→ Task prompt: Please return every line of the records below that contains the word "kLensGiven".

Stored data
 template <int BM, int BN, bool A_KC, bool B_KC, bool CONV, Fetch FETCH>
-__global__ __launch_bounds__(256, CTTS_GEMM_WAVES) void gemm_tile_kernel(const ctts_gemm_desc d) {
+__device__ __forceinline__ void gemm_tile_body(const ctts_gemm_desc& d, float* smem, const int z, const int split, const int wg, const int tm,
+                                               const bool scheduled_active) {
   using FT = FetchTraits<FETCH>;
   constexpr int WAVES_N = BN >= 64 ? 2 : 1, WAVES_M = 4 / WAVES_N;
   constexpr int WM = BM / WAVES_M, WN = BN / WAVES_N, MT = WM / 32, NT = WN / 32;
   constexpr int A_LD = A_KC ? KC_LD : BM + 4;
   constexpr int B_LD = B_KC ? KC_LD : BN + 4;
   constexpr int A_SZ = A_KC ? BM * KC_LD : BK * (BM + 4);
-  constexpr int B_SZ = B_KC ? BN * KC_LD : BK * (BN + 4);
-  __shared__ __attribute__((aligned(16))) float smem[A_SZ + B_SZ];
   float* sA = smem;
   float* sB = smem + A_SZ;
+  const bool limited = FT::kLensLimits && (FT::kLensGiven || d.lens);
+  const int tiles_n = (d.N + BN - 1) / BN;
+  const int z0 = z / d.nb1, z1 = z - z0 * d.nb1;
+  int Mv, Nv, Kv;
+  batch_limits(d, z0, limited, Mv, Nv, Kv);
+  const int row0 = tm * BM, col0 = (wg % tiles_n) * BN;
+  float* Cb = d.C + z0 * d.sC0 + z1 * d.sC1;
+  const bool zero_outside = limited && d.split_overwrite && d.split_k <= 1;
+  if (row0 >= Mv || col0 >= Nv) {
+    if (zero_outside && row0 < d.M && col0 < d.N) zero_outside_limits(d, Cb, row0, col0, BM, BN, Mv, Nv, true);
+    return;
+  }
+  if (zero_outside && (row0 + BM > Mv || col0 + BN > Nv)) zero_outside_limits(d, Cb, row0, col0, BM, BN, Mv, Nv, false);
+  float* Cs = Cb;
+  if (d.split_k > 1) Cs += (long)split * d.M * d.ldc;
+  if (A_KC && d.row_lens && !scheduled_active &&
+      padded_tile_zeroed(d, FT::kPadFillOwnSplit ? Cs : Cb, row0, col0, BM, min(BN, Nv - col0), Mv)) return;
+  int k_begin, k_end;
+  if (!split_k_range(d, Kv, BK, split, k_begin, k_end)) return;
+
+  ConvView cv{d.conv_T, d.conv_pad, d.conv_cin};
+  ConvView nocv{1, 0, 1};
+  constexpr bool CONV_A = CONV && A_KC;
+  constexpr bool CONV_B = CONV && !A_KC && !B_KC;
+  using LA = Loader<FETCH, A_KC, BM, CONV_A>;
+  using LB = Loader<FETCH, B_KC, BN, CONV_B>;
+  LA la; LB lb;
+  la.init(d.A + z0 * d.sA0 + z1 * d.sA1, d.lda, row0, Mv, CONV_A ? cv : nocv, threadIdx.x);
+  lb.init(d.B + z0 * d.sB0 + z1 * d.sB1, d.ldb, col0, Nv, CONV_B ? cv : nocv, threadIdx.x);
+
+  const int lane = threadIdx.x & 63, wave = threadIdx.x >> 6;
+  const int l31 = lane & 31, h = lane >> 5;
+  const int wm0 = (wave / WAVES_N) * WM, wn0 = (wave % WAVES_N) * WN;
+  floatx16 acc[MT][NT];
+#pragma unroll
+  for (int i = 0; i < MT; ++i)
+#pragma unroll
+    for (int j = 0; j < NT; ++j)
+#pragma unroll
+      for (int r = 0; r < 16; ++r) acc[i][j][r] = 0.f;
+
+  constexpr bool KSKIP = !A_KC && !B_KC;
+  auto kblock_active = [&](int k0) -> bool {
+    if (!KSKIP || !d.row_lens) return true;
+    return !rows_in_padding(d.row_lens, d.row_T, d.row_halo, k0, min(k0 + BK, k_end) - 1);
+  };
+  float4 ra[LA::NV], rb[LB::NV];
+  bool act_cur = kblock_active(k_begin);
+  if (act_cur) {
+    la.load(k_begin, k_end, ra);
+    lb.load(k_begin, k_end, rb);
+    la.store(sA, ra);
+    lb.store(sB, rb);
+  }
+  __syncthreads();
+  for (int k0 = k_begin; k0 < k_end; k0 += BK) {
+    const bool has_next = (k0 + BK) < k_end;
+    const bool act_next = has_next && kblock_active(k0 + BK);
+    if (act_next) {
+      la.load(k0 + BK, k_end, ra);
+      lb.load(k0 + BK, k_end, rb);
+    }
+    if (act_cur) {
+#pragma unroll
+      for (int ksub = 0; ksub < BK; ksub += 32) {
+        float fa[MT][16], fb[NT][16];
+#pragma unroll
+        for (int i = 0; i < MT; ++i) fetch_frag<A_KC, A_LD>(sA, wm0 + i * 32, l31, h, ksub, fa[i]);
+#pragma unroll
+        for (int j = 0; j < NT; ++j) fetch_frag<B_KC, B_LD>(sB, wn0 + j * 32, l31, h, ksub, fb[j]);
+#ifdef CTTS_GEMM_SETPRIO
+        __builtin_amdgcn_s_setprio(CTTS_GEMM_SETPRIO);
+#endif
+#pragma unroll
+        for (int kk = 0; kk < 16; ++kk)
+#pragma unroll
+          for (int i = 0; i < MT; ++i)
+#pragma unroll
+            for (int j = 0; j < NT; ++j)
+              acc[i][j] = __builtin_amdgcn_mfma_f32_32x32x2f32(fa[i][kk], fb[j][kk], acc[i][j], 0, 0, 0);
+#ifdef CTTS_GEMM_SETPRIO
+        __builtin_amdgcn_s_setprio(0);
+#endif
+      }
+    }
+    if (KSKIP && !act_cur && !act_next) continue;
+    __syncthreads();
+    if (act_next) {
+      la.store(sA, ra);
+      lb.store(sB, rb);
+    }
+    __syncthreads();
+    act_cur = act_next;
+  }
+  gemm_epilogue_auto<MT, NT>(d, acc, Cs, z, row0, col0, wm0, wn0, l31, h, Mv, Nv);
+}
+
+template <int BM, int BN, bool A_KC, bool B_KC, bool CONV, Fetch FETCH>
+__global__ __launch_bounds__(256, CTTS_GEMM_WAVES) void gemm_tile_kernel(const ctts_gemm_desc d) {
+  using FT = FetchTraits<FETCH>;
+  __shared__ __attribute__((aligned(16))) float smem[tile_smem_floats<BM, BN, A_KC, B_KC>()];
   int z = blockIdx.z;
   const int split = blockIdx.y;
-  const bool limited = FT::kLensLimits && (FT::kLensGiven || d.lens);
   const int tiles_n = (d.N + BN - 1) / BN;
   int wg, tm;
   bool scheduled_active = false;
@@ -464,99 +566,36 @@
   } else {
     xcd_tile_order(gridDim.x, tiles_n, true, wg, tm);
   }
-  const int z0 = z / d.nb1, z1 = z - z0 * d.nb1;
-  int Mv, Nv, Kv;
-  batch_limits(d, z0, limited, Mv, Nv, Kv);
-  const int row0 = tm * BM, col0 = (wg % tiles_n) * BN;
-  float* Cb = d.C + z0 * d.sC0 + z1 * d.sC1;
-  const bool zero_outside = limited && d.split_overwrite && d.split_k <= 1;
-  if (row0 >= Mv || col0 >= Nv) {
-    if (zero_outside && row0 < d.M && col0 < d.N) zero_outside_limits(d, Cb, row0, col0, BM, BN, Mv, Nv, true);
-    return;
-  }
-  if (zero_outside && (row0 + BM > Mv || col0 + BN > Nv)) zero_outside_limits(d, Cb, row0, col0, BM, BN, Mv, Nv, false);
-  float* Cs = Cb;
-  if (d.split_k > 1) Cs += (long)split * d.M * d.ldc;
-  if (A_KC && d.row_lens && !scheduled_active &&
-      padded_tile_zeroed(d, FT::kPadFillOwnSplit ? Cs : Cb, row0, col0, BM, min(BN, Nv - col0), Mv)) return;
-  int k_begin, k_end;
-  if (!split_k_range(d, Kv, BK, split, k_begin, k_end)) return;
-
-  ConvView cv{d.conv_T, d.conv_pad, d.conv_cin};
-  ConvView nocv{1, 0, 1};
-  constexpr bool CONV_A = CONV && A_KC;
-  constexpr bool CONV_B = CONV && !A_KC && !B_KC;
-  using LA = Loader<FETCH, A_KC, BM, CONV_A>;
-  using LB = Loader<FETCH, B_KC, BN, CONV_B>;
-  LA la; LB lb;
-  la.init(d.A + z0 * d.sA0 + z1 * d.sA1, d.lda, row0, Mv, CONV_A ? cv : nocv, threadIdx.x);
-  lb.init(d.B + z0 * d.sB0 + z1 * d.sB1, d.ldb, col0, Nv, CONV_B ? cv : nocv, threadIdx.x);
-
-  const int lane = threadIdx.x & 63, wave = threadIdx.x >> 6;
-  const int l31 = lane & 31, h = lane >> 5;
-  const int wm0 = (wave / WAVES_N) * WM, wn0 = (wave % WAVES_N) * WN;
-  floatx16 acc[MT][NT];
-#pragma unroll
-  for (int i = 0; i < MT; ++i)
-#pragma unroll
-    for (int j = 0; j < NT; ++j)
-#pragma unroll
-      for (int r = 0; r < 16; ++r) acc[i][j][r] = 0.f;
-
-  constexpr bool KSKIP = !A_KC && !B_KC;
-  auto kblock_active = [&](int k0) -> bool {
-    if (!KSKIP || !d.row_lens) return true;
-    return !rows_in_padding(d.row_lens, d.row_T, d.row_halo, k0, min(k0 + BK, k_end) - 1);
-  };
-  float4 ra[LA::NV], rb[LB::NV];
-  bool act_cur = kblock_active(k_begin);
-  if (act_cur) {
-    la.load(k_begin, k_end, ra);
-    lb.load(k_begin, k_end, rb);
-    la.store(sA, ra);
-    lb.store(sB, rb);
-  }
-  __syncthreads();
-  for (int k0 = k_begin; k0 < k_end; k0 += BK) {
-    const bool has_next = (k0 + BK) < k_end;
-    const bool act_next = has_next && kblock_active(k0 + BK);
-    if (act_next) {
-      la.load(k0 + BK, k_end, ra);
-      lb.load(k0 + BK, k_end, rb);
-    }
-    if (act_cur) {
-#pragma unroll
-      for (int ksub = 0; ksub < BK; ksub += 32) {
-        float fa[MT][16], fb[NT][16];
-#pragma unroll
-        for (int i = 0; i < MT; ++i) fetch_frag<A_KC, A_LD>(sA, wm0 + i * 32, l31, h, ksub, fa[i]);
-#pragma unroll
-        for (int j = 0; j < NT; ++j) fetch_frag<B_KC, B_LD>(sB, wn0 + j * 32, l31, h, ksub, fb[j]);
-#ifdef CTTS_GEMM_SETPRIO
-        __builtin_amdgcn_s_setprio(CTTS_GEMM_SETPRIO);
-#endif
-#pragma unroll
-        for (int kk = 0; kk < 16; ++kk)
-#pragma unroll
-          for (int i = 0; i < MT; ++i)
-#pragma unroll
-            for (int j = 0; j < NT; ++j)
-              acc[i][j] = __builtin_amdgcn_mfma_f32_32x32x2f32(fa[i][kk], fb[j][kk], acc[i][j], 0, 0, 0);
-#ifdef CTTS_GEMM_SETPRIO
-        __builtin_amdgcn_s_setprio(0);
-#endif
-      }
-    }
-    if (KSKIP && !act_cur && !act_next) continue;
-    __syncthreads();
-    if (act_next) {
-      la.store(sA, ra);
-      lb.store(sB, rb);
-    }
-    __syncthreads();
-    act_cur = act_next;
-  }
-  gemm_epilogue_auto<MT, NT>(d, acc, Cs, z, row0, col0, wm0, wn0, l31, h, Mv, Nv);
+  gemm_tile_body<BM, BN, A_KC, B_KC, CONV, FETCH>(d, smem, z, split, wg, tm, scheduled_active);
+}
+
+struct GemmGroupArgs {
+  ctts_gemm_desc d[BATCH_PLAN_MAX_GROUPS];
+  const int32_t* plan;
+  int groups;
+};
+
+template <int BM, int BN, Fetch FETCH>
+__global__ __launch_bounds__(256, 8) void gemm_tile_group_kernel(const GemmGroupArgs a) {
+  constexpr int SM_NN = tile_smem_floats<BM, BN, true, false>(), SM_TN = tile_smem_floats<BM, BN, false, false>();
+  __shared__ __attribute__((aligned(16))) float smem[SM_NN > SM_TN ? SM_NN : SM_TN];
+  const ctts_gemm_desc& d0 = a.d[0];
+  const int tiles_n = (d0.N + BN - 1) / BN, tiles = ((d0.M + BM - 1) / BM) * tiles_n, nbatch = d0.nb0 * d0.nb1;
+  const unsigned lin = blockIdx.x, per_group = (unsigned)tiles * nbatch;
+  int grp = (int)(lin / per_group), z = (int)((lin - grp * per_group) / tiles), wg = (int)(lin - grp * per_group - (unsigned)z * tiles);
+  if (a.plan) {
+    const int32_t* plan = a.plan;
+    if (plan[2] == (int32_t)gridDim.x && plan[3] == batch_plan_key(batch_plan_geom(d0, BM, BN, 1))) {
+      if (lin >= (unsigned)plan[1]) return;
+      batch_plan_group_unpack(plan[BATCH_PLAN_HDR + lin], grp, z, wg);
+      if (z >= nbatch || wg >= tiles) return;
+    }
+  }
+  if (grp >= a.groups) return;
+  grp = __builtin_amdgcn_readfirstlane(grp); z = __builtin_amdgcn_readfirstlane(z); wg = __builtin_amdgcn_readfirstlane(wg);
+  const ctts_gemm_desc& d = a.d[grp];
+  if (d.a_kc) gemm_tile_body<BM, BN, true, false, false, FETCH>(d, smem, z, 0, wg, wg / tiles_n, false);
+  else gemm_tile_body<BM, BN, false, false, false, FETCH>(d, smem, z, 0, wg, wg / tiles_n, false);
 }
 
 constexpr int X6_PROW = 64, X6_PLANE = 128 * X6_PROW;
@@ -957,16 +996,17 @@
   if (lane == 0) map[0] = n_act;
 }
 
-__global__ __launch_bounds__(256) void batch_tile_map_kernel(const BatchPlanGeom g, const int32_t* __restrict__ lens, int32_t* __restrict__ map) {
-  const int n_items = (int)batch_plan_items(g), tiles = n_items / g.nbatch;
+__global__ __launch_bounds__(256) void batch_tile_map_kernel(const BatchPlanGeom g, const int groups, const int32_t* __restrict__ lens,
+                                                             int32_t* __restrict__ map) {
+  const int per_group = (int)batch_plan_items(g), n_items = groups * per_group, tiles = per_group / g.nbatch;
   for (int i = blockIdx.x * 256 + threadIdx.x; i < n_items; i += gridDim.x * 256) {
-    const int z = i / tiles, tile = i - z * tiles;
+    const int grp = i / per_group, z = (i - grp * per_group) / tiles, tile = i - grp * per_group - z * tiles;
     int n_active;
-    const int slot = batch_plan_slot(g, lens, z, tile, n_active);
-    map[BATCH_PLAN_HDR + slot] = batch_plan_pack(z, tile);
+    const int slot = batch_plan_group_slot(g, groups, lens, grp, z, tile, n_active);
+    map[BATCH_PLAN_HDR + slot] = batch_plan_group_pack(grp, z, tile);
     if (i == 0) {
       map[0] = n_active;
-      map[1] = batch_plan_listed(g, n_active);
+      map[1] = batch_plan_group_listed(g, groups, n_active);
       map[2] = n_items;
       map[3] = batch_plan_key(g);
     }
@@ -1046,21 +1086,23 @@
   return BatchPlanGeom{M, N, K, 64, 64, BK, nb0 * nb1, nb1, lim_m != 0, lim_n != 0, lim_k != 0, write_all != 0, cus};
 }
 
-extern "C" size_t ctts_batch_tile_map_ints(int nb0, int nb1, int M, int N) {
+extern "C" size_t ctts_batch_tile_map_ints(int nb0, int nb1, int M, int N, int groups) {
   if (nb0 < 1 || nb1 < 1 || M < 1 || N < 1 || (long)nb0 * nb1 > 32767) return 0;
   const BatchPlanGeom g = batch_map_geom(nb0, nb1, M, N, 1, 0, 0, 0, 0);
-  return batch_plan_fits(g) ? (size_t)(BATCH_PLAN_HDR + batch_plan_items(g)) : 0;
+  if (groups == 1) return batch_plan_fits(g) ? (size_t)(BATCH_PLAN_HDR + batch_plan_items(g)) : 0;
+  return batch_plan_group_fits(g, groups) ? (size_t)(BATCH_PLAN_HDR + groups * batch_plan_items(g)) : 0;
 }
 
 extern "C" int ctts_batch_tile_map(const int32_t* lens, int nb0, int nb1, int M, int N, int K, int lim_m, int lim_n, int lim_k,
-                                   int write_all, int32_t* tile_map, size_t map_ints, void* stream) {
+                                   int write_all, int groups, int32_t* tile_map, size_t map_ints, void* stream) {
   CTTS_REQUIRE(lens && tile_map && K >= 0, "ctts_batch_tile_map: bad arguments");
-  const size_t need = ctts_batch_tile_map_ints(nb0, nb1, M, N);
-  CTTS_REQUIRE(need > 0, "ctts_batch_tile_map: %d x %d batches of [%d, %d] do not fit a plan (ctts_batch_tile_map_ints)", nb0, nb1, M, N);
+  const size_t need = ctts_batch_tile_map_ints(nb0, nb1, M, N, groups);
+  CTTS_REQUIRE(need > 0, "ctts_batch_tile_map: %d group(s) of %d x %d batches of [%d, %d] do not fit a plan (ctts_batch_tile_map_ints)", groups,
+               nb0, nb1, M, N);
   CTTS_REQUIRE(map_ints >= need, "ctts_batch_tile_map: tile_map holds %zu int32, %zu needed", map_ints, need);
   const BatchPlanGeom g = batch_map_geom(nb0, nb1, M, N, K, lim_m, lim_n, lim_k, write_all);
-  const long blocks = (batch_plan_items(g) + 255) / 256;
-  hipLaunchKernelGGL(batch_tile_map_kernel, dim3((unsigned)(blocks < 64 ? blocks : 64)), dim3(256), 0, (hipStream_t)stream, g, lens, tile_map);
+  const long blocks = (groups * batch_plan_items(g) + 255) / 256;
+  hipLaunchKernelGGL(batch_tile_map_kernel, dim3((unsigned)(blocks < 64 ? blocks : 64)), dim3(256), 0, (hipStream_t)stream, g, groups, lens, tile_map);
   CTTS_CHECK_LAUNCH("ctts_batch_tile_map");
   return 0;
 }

→ Completed exercise:
+  const bool limited = FT::kLensLimits && (FT::kLensGiven || d.lens);
-  const bool limited = FT::kLensLimits && (FT::kLensGiven || d.lens);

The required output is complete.